Susan Feniger: Forked! – Liz Bachman directs this documentary of dynamic chef Susan Feniger’s career from being the first female chef at the posh Le Perroquet in Chicago, creating one of the first TV cooking shows with Mary ?, cooking with Julia Child, touring the world for her favorite street foods, writing cook books and more. Once settled in LA, Bachman a former architect, documents Feniger’s 4 year journey of ups and downs to create a restaurant that failed. But that hasn’t stopped this dynamic duo. Watch our serious but also hilarious interview with these two fun women, one who loves food, and the other who doesn’t!

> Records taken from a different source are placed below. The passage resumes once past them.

# tigarcia/firedancer

Measured on AMD Instinct MI355X. Metric: ed25519 verifies/sec at 1/8 GPUs; % INT32 VALU roofline; p99 batch latency, higher is better.
Workload: dtype int32

## Files before the change

### firedancer_amd/csrc/fd25519_half.h

```cpp
#ifndef FD25519_HALF_H
#define FD25519_HALF_H

#include <stdint.h>

#ifndef FD_HALF_FN
#define FD_HALF_FN static inline
#endif

#define FD_HALF_BITS 131
#define FD_HALF_DBITS_MAX 151
#define FD_HALF_TW   5
#ifndef FD_HALF_LEHMER_MARGIN
#define FD_HALF_LEHMER_MARGIN 0
#endif

#define FD_HALF_N8L {0xe7ae9f68u, 0xc09318d2u, 0x17bce6b2u, 0xa6f7cef5u, 0u, 0u, 0u, 0x80000000u}

template <int N>
FD_HALF_FN int fd_half_bitlen(const uint32_t (&x)[N]) {
  int r = 0;
#pragma unroll
  for (int i = 0; i < N; i++)
    if (x[i]) r = 32 * i + 32 - __builtin_clz(x[i]);
  return r;
}

FD_HALF_FN uint64_t fd_half_shr64(const uint32_t (&x)[8], int s) {
  const int w = s >> 5, sh = s & 31;
  uint32_t x0 = 0u, x1 = 0u, x2 = 0u;
#pragma unroll
  for (int i = 0; i < 8; i++) {
    x0 = i == w ? x[i] : x0;
    x1 = i == w + 1 ? x[i] : x1;
    x2 = i == w + 2 ? x[i] : x2;
  }
  const uint64_t lo = (((uint64_t)x1 << 32) | x0) >> sh;
  const uint64_t hi = (((uint64_t)x2 << 32) | x1) >> sh;
  return (lo & 0xffffffffu) | (hi << 32);
}

FD_HALF_FN int fd_half_lt(const uint32_t (&a)[8], const uint32_t (&b)[8]) {
  int r = 0;
#pragma unroll
  for (int i = 0; i < 8; i++) r = a[i] != b[i] ? (a[i] < b[i]) : r;
  return r;
}

template <int N>
FD_HALF_FN void fd_half_mul_small(uint32_t (&out)[N], const uint32_t (&x)[N], uint64_t m) {
  const uint64_t m0 = m & 0xffffffffu, m1 = m >> 32;
  uint64_t c = 0;
#pragma unroll
  for (int i = 0; i < N; i++) {
    const uint64_t t = (uint64_t)x[i] * m0 + c;
    out[i] = (uint32_t)t;
    c = t >> 32;
  }
  c = 0;
#pragma unroll
  for (int i = 0; i + 1 < N; i++) {
    const uint64_t t = (uint64_t)x[i] * m1 + out[i + 1] + c;
    out[i + 1] = (uint32_t)t;
    c = t >> 32;
  }
}

template <int N>
FD_HALF_FN void fd_half_lin(uint32_t (&out)[N], const uint32_t (&x)[N], const uint32_t (&y)[N], int64_t A,
                            int64_t B) {
  uint32_t px[N], py[N];
  fd_half_mul_small<N>(px, x, (uint64_t)(A < 0 ? -A : A));
  fd_half_mul_small<N>(py, y, (uint64_t)(B < 0 ? -B : B));
  const uint32_t fx = A < 0 ? 0xffffffffu : 0u, fy = B < 0 ? 0xffffffffu : 0u;
  uint64_t c = (uint64_t)(A < 0) + (uint64_t)(B < 0);
#pragma unroll
  for (int i = 0; i < N; i++) {
    const uint64_t t = (uint64_t)(px[i] ^ fx) + (uint64_t)(py[i] ^ fy) + c;
    out[i] = (uint32_t)t;
    c = t >> 32;
  }
}

FD_HALF_FN void fd_half_step(uint32_t (&a)[8], const uint32_t (&b)[8], uint32_t (&ta)[FD_HALF_TW],
                             const uint32_t (&tb)[FD_HALF_TW], uint64_t q) {
  uint32_t p[8], pt[FD_HALF_TW];
  fd_half_mul_small<8>(p, b, q);
  fd_half_mul_small<FD_HALF_TW>(pt, tb, q);
  uint64_t br = 0;
#pragma unroll
  for (int i = 0; i < 8; i++) {
    const uint64_t t = (uint64_t)a[i] - p[i] - br;
    a[i] = (uint32_t)t;
    br = (t >> 63) & 1u;
  }
  br = 0;
#pragma unroll
  for (int i = 0; i < FD_HALF_TW; i++) {
    const uint64_t t = (uint64_t)ta[i] - pt[i] - br;
    ta[i] = (uint32_t)t;
    br = (t >> 63) & 1u;
  }
}

FD_HALF_FN uint64_t fd_half_quot(const uint32_t (&a)[8], const uint32_t (&b)[8]) {
  const int la = fd_half_bitlen<8>(a);
  const int s = la > 52 ? la - 52 : 0;
  const uint64_t ah = fd_half_shr64(a, s), bh = fd_half_shr64(b, s);
  const double r = (double)ah / (double)(bh + 1u) * (1.0 - 0x1p-40);
  const uint64_t q = (uint64_t)r;
  return q ? q : 1u;
}

FD_HALF_FN void fd_half_swap(uint32_t (&a)[8], uint32_t (&b)[8], uint32_t (&ta)[FD_HALF_TW],
                             uint32_t (&tb)[FD_HALF_TW], int cond) {
#pragma unroll
  for (int i = 0; i < 8; i++) {
    const uint32_t x = a[i], y = b[i];
    a[i] = cond ? y : x;
    b[i] = cond ? x : y;
  }
#pragma unroll
  for (int i = 0; i < FD_HALF_TW; i++) {
    const uint32_t x = ta[i], y = tb[i];
    ta[i] = cond ? y : x;
    tb[i] = cond ? x : y;
  }
}

FD_HALF_FN void fd_half_single(uint32_t (&a)[8], uint32_t (&b)[8], uint32_t (&ta)[FD_HALF_TW],
                               uint32_t (&tb)[FD_HALF_TW]) {
  fd_half_step(a, b, ta, tb, fd_half_quot(a, b));
  fd_half_swap(a, b, ta, tb, fd_half_lt(a, b));
}

#ifndef FD_HALF_RCP
#define FD_HALF_RCP(y) (1.0 / (y))
#endif
FD_HALF_FN double fd_half_fdiv(double x, double y) {
  double r = FD_HALF_RCP(y);
  r = __builtin_fma(r, __builtin_fma(-y, r, 1.0), r);
  double q = __builtin_floor(x * r);
#pragma unroll
  for (int i = 0; i < 2; i++) {
    const double rem = __builtin_fma(-q, y, x);
    q = rem < 0.0 ? q - 1.0 : (rem >= y ? q + 1.0 : q);
  }
  return q;
}

#ifndef FD_HALF_RCPF
#define FD_HALF_RCPF(y) (1.0f / (y))
#endif
FD_HALF_FN double fd_half_fdiv32(double x, double y) {
  double q = __builtin_floor((double)((float)x * FD_HALF_RCPF((float)y)));
  double rem = __builtin_fma(-q, y, x);
  q = rem < 0.0 ? q - 1.0 : (rem >= y ? q + 1.0 : q);
  rem = __builtin_fma(-q, y, x);
  return (rem >= 0.0 && rem < y) ? q : -1.0;
}

FD_HALF_FN double fd_half_fdiv20(double x, double y) {
  const double e = (double)((float)x * FD_HALF_RCPF((float)y));
  double q = __builtin_floor(e);
  const double rem = __builtin_fma(-q, y, x);
  q = rem < 0.0 ? q - 1.0 : (rem >= y ? q + 1.0 : q);
  return e < 0x1p20 ? q : -1.0;
}

#ifndef FD_HALF_INNER
#define FD_HALF_INNER 4
#endif
#if FD_HALF_INNER >= 3
#define FD_HALF_QUOT(x, y) fd_half_fdiv20((x), (y))
#elif FD_HALF_INNER == 2
#define FD_HALF_QUOT(x, y) fd_half_fdiv32((x), (y))
#else
#define FD_HALF_QUOT(x, y) fd_half_fdiv((x), (y))
#endif

FD_HALF_FN int fd_half_abs(uint32_t (&mag)[FD_HALF_TW], const uint32_t (&x)[FD_HALF_TW]) {
  const int neg = (int)(x[FD_HALF_TW - 1] >> 31);
  const uint32_t f = neg ? 0xffffffffu : 0u;
  uint64_t c = (uint64_t)neg;
#pragma unroll
  for (int i = 0; i < FD_HALF_TW; i++) {
    const uint64_t t = (uint64_t)(x[i] ^ f) + c;
    mag[i] = (uint32_t)t;
    c = t >> 32;
  }
  return neg;
}
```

Don’t Tell Larry – World Premiere. Greg Porper and John Schimke wrote and directed this workplace comedy dealing with who becomes CEO when something happens to the soon-to-be-retiring boss played by Ed Begley, Jr. Susan (Patty Guggenheim) believes she’s worked hard enough to deserve the job until Larry shows up. She and work buddy and Patrick (Kenneth Mosley) keep coming up with crazy schemes to derail Larry. Comedy including a couple of gasp worthy moments create this frantic scenario.
The Stars at Night – World Premiere. Writer/Director Betty Buckley has a mission. In this film, she explores the connection between astronomy, mythology and original storytelling. She has studied the stars and, specifically, the Milky Way as a professor. But she is trying to turn out the lights. Not of the stars, but those street level lights that keep us from seeing them as those did before they blocked out the beauty of the constellations and the stories previous civilizations created to explain creation, life, and more. Watch for our interview with Betty who enlightens us about how important it is to be able to see the stars and learn from them.